---------- Supplied records ----------

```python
_lib = None
# ... 111 lines not shown
    L.pfmscan_place_trim.argtypes = [vp]
    L.pfmscan_place_note.argtypes = [vp]
    L.pfmscan_place_note.restype = ctypes.c_char_p
    L.pfmscan_fasta_index.argtypes = [vp, i64, i64, vp, vp, vp, vp, vp, ctypes.POINTER(i64), i32]
    L.pfmscan_fasta_ids.argtypes = [vp, vp, vp, i64, vp, vp, ctypes.POINTER(i32)]
    L.pfmscan_gather_spans.argtypes = [vp, vp, i64, i32, vp, i64, ctypes.POINTER(i64)]
    L.pfmscan_fasta_encode.argtypes = [vp, vp, vp, vp, i64, i64, vp, i32, vp, vp, i32]
    L.pfmscan_profile_parse.argtypes = [ctypes.c_char_p, i64, i32, i64, vp, ctypes.POINTER(i64)]
    L.pfmscan_tsv_number.argtypes = [vp, i64, i64, vp, i64, ctypes.POINTER(i64), ctypes.POINTER(i64), ctypes.POINTER(i32)]
    L.pfmscan_hits_letters_f64_dev.argtypes = [vp, vp, vp, i64, dbl, i64, vp, vp, vp, vp]
    L.pfmscan_hits_letters_f64_staged.argtypes = [vp, vp, dbl, i64, vp, vp, ctypes.POINTER(i64)]
    L.pfmscan_hits_letters_f64_host.argtypes = [vp, vp, vp, i64, dbl, i64, vp, vp, ctypes.POINTER(i64)]
    L.pfmscan_hits_pair_dev.argtypes = [vp, vp, vp, vp, vp, i64, dbl, dbl, i64, vp, vp, vp, vp, vp]
    L.pfmscan_stage_codes2.argtypes = [vp, vp, i64]
    L.pfmscan_hits_pair_staged.argtypes = [vp, vp, vp, dbl, dbl, i64, vp, vp, vp, ctypes.POINTER(i64)]
    L.pfmscan_hits_pair_host.argtypes = [vp, vp, vp, vp, vp, i64, dbl, dbl, i64, vp, vp, vp, ctypes.POINTER(i64)]
    L.pfmscan_round_decimals.argtypes = [vp, i64, i32, vp, i32]
    L.pfmscan_hits_pair_sum_dev.argtypes = [vp, vp, vp, vp, vp, i64, dbl, dbl, dbl, i64, vp, vp, vp, vp, vp]
    L.pfmscan_hits_pair_sum_staged.argtypes = [vp, vp, vp, dbl, dbl, dbl, i64, vp, vp, vp, ctypes.POINTER(i64)]
    L.pfmscan_hits_pair_sum_host.argtypes = [vp, vp, vp, vp, vp, i64, dbl, dbl, dbl, i64, vp, vp, vp, ctypes.POINTER(i64)]
    L.pfmscan_pair_sum_route.argtypes = [vp]
    L.pfmscan_library_last_launches.argtypes = [vp, ctypes.POINTER(i32), ctypes.POINTER(i32), ctypes.POINTER(i32)]
    L.pfmscan_debug_round3d.argtypes = [vp, i64, vp]
    L.pfmscan_library_hits_letters_sum_dev.argtypes = [vp, vp, vp, vp, i64, vp, vp, vp, i64, vp, vp, vp, vp, vp, vp]
    L.pfmscan_library_hits_letters_sum_host.argtypes = [vp, vp, vp, vp, i64, vp, vp, vp, i64, vp, vp, vp, vp, ctypes.POINTER(i64)]
    L.pfmscan_library_letters_sum_thresholds.argtypes = [vp, vp, i32, i32, vp, vp, vp]
    L.pfmscan_debug_pair_credits.argtypes = [vp, vp, i32, dbl, vp, vp] + [ctypes.POINTER(dbl)] * 4 + [ctypes.POINTER(i32)]
    L.pfmscan_debug_pair_sum_test.argtypes = [vp, vp, i64, dbl, vp, vp, ctypes.POINTER(dbl)]
    L.pfmscan_tsv_format.argtypes = [ctypes.POINTER(TsvColumn), i32, i64, i64, vp, i64, ctypes.POINTER(i64), vp, ctypes.POINTER(i32), i32]
    for name in SYMBOLS:
        if name not in ("pfmscan_ctx_destroy", "pfmscan_motif_destroy", "pfmscan_last_error", "pfmscan_library_destroy",
                        "pfmscan_staged_positions", "pfmscan_place_note"):
            getattr(L, name).restype = i32
    L.pfmscan_staged_positions.restype = i64
    if L.pfmscan_abi_version() != ABI_VERSION:
        raise ImportError("libpfmscan ABI %d, bindings expect %d" % (L.pfmscan_abi_version(), ABI_VERSION))
    _lib = L
    return L


def _ptr(a):
    if a is None:
        return None
    if isinstance(a, np.ndarray):
        return a.ctypes.data_as(ctypes.c_void_p)
    return ctypes.c_void_p(int(a))
# ... 1296 lines not shown
    tj = np.ascontiguousarray(np.broadcast_to(np.asarray(thr_sum, dtype=np.float64), (n,)))
    out = np.empty(n, dtype=np.float64)
    rc = L.pfmscan_library_sum_thresholds(_ptr(T), _ptr(P), n, m, _ptr(ts), _ptr(tj), float(row_sum_max), _ptr(out))
    if rc != OK:
        raise ValueError("pfmscan_library_sum_thresholds: bad argument")
    return out


def library8_credits(letter_table, thr):
    L = load()
    T = np.ascontiguousarray(letter_table, dtype=np.float64)
    if T.ndim != 2 or T.shape[1] != NCODE:
        raise ValueError("letter_table must be [m][8]")
    rows = (T.shape[0] + 3) // 4 * 4
    out = np.zeros((rows, 8), dtype=np.uint16)
    slack = ctypes.c_double(0.0)
    L.pfmscan_debug_library8_credits.argtypes = [ctypes.c_void_p, ctypes.c_int, ctypes.c_double, ctypes.c_void_p, ctypes.POINTER(ctypes.c_double)]
    rc = L.pfmscan_debug_library8_credits(_ptr(T), T.shape[0], float(thr), _ptr(out), ctypes.byref(slack))
    if rc != OK:
        raise ValueError("pfmscan_debug_library8_credits: bad argument")
    return out, slack.value


def credit8_table(letter_table, thr):
    L = load()
    T = np.ascontiguousarray(letter_table, dtype=np.float64)
    if T.ndim != 2 or T.shape[1] != NCODE:
        raise ValueError("letter_table must be [m][8]")
    out = np.zeros((T.shape[0], 8), dtype=np.uint16)
    mode = ctypes.c_int(0)
    rc = L.pfmscan_debug_credit8_table(_ptr(T), T.shape[0], float(thr), _ptr(out), ctypes.byref(mode))
    if rc != OK:
        raise ValueError("pfmscan_debug_credit8_table: bad argument")
    return out, mode.value


def _stream_args(motif, codes, profile):
    if motif.has_letters:
        if codes is None:
            raise ValueError("motif has a letter table: codes required")
        codes = np.ascontiguousarray(codes, dtype=np.uint8)
        n = codes.size
    dt = PROFILE_NONE
    if motif.has_struct:
        if profile is None:
            raise ValueError("motif has a structure PSSM: profile required")
# ... 16 lines not shown
```

### rnascan_amd/csrc/pfmscan_exact.hpp

```cpp
#pragma once
#include <float.h>
#include <math.h>
#include <algorithm>
#include <cmath>
#include <hip/hip_runtime.h>

namespace pfmscan {

constexpr double STRUCT_ROW_MAX = 1024.0;

inline double struct_band(const double *pssm, int m)
{
    double s = 0.0;
    for (int i = 0; i < m * 7; ++i)
        if (std::isfinite(pssm[i])) s += std::fabs(pssm[i]);
    return 24.0 * (double)m * 0x1p-53 * STRUCT_ROW_MAX * s;
}

__device__ __forceinline__ double exact_nan_to_num(double d)
{
    const double c = fmin(fmax(d, -DBL_MAX), DBL_MAX);
    return (d != d) ? 0.0 : c;
}

template <typename ROW_T, typename CellF>
__device__ __forceinline__ double struct_window_rounded(const ROW_T *rows, int m, CellF cell)
{
#pragma clang fp contract(off)
    double score = 0.0;
#pragma unroll 1
    for (int j = 0; j < m; ++j) {
        double d = 0.0;
#pragma unroll 1
        for (int k = 0; k < 7; ++k) {
            const double prod = (double)rows[j * 7 + k] * cell(j, k);
            d = d + prod;
        }
        score = score + exact_nan_to_num(d);
    }
// ... 174 lines not shown
```

### rnascan_amd/csrc/pfmscan_internal.hpp

```cpp
#pragma once
#include <hip/hip_runtime.h>
#include <stdint.h>
#include <atomic>
#include "../../include/pfmscan.h"

namespace pfmscan {

struct CredCache {
    double thr = __builtin_nan("");
    int mode = 0;
    uint16_t cr[16 * 16];
};

struct Cred8Cache {
    double thr = __builtin_nan("");
    int mode = 0;
    uint16_t cr[32 * 8];
};

struct PairCred {
    int mode = 0;
    int m = 0;
    double thr_sum = __builtin_nan("");
    double thr_joint = 0.0, quantum = 0.0, slack = 0.0, survive = 0.0;
// ... 146 lines not shown
    const double *thr_sum;
};
size_t lib_group_bytes(int m, int npair, bool has_struct, int np_bucket);
size_t lib_queue_bytes(int np_bucket);
size_t lib_lds_bytes(int m, int npair, int ng, bool has_struct, int np_bucket);
int lib_np_bucket(int m);
int lib_pick_ng(int np_bucket, int want_groups, int max_groups);
hipError_t launch_library(const LibArgs &a, int n_cu, hipStream_t stream);
constexpr int PROFILE_LETTERS2 = 100;
__host__ __device__ constexpr int lib8_rows(int m) { return (m + 3) / 4 * 4; }
size_t lib8_group_bytes(int m);
size_t lib8_lds_bytes(int m, int ng);
int lib8_pick_ng(int want_groups, int max_groups);
hipError_t launch_library8(const LibArgs &a, int n_cu, hipStream_t stream);

struct ProfLibArgs {
    const void *profile;
    int profile_dtype;
    int64_t n_pos;
    const double *pssm;
    const double *thr;
    double struct_band;
    const int32_t *finite;
    int n_motifs, m, motif_base;
    int64_t pos_offset;
    int64_t capacity;
    int hit_shards;
    int64_t *hit_pos;
    int32_t *hit_motif;
    double *hit_struct;
    unsigned long long *hit_count;
};
hipError_t launch_profile_library(const ProfLibArgs &a, hipStream_t stream);
int64_t profile_library_tile();

hipError_t sort_temp_bytes(int64_t total, int key_bits, size_t *bytes);
hipError_t launch_gather_sorted(const GatherArgs &g, hipStream_t stream);

}
```

### rnascan_amd/csrc/pfmscan_library_api.hip

```cpp
#include <algorithm>
#include <cmath>
#include <cstdlib>
#include <cstring>
#include <new>
#include <string>
#include <vector>

#include "pfmscan_hits.hpp"

using namespace pfmscan;

namespace {

struct LibPass {
    int motif_base = 0, n_real = 0, nmp = 0, ng = 0;
    int ng_real = 0;
    size_t pairs_off = 0;
    size_t letters_off = 0;
    size_t pssm_off = 0;
    size_t thr_off = 0;
};

}

// ... 46 lines not shown
        }
    return q * npair;
}

void pfmscan::pair_sums(const double *T, int m, double *out)
{
    const int npair = (m + 1) / 2;
    for (int t = 0; t < npair; ++t)
        for (int c0 = 0; c0 < 4; ++c0)
            for (int c1 = 0; c1 < 4; ++c1)
                out[t * 16 + (c0 | c1 << 2)] = T[(2 * t) * 8 + c0] + (2 * t + 1 < m ? T[(2 * t + 1) * 8 + c1] : 0.0);
}

struct pfmscan_library {
    pfmscan_ctx *ctx = nullptr;
    int n = 0, m = 0, npair = 0, np_bucket = 8;
    bool has_struct = false;
    bool has_letters = true;
    bool pair = false;
    bool letters8 = false;
    std::vector<double> rows8;
    double *d_pssm_rows = nullptr;
    int32_t *d_finite = nullptr;
    bool all_finite = false;
    double struct_band = 0.0;
    std::vector<double> pairsum;
    std::vector<LibPass> passes;
    uint16_t *d_pairs = nullptr;
    double *d_letters = nullptr, *d_pssm = nullptr, *d_thr = nullptr;
    size_t pairs_elems = 0, thr_elems = 0;
    std::vector<uint16_t> h_pairs;
    std::vector<double> h_thr;
    std::vector<double> cur_seq, cur_struct, eps;
    std::vector<double> h_letters, h_pssm;
    std::vector<double> band;
    std::vector<double> cur_eff, cur_sum;
    bool thr_valid = false;
    int last_launches = 0, last_team_launches = 0, last_max_teams = 0;
};

static int lib_fail(pfmscan_ctx *ctx, int code, const std::string &msg) { return fail(ctx, code, msg); }

extern "C" {

static int create_seq_library(pfmscan_ctx *ctx, const double *letter_tables, const double *struct_pssms, int ncol, int n_motifs, int m,
                              pfmscan_library **out);
// ... 1 lines not shown
int pfmscan_library_create(pfmscan_ctx *ctx, const double *letter_tables, const double *struct_pssms, int n_motifs, int m,
                           pfmscan_library **out)
{
    if (!ctx || !out || (!letter_tables && !struct_pssms)) return lib_fail(ctx, PFMSCAN_E_BADARG, "pfmscan_library_create: NULL argument");
    *out = nullptr;
    if (n_motifs < 1 || n_motifs > 65535) return lib_fail(ctx, PFMSCAN_E_BADSHAPE, "library size outside 1..65535");
    if (m < 1 || m > PFMSCAN_MAX_M)
        return lib_fail(ctx, PFMSCAN_E_BADSHAPE, "PFM width " + std::to_string(m) + " outside 1.." + std::to_string(PFMSCAN_MAX_M));
    if (!letter_tables) {
        HIP_TRY(ctx, hipSetDevice(ctx->device));
        pfmscan_library *lib = new (std::nothrow) pfmscan_library();
        if (!lib) return lib_fail(ctx, PFMSCAN_E_OOM, "out of host memory");
        lib->ctx = ctx;
        lib->n = n_motifs;
        lib->m = m;
        lib->has_struct = true;
        lib->has_letters = false;
        for (int k = 0; k < n_motifs; ++k) lib->struct_band = std::max(lib->struct_band, struct_band(struct_pssms + (size_t)k * m * 7, m));
        std::vector<int32_t> fin((size_t)n_motifs, 1);
        for (int k = 0; k < n_motifs; ++k)
            for (int i = 0; i < m * 7; ++i)
                if (!std::isfinite(struct_pssms[(size_t)k * m * 7 + i])) fin[(size_t)k] = 0;
        if (std::getenv("PFMSCAN_FORCE_GENERIC")) std::fill(fin.begin(), fin.end(), 0);
        const size_t cells = (size_t)n_motifs * m * 7;
        hipError_t e = hipMalloc((void **)&lib->d_pssm_rows, cells * 8);
        if (e == hipSuccess) e = hipMemcpy(lib->d_pssm_rows, struct_pssms, cells * 8, hipMemcpyHostToDevice);
        if (e == hipSuccess) e = hipMalloc((void **)&lib->d_finite, (size_t)n_motifs * 4);
        if (e == hipSuccess) e = hipMemcpy(lib->d_finite, fin.data(), (size_t)n_motifs * 4, hipMemcpyHostToDevice);
        if (e == hipSuccess) e = hipMalloc((void **)&lib->d_thr, (size_t)n_motifs * 8);
        lib->thr_elems = (size_t)n_motifs;
        if (e != hipSuccess) {
            pfmscan_library_destroy(lib);
            return fail_hip(ctx, e, "uploading the library tables");
        }
        *out = lib;
        return PFMSCAN_OK;
    }
    return create_seq_library(ctx, letter_tables, struct_pssms, 7, n_motifs, m, out);
}

}

static int create_seq_library(pfmscan_ctx *ctx, const double *letter_tables, const double *struct_pssms, int ncol, int n_motifs, int m,
                              pfmscan_library **out)
{
    for (int64_t i = 0; i < (int64_t)n_motifs * m; ++i)
        for (int c = 4; c < 8; ++c)
            if (!std::isnan(letter_tables[i * 8 + c]))
// ... 160 lines not shown
{
    if (!ctx || !out || !struct_tables) return lib_fail(ctx, PFMSCAN_E_BADARG, "pfmscan_library_create_letters: NULL argument");
    *out = nullptr;
    if (n_motifs < 1 || n_motifs > 65535) return lib_fail(ctx, PFMSCAN_E_BADSHAPE, "library size outside 1..65535");
    if (m < 1 || m > PFMSCAN_MAX_M)
        return lib_fail(ctx, PFMSCAN_E_BADSHAPE, "PFM width " + std::to_string(m) + " outside 1.." + std::to_string(PFMSCAN_MAX_M));
    for (int64_t i = 0; i < (int64_t)n_motifs * m; ++i)
        if (!std::isnan(struct_tables[i * 8 + 7]))
            return lib_fail(ctx, PFMSCAN_E_BADSHAPE, "column 7 of every letter table must be NaN (the foreign code)");
    if (seq_tables) return create_seq_library(ctx, seq_tables, struct_tables, 8, n_motifs, m, out);
    return create_letters8_library(ctx, struct_tables, n_motifs, m, out);
}
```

----------

What to produce:
Which lines of the records above contain the word "isnan"? Report each one.

Answer section:
            if (!std::isnan(letter_tables[i * 8 + c]))
        if (!std::isnan(struct_tables[i * 8 + 7]))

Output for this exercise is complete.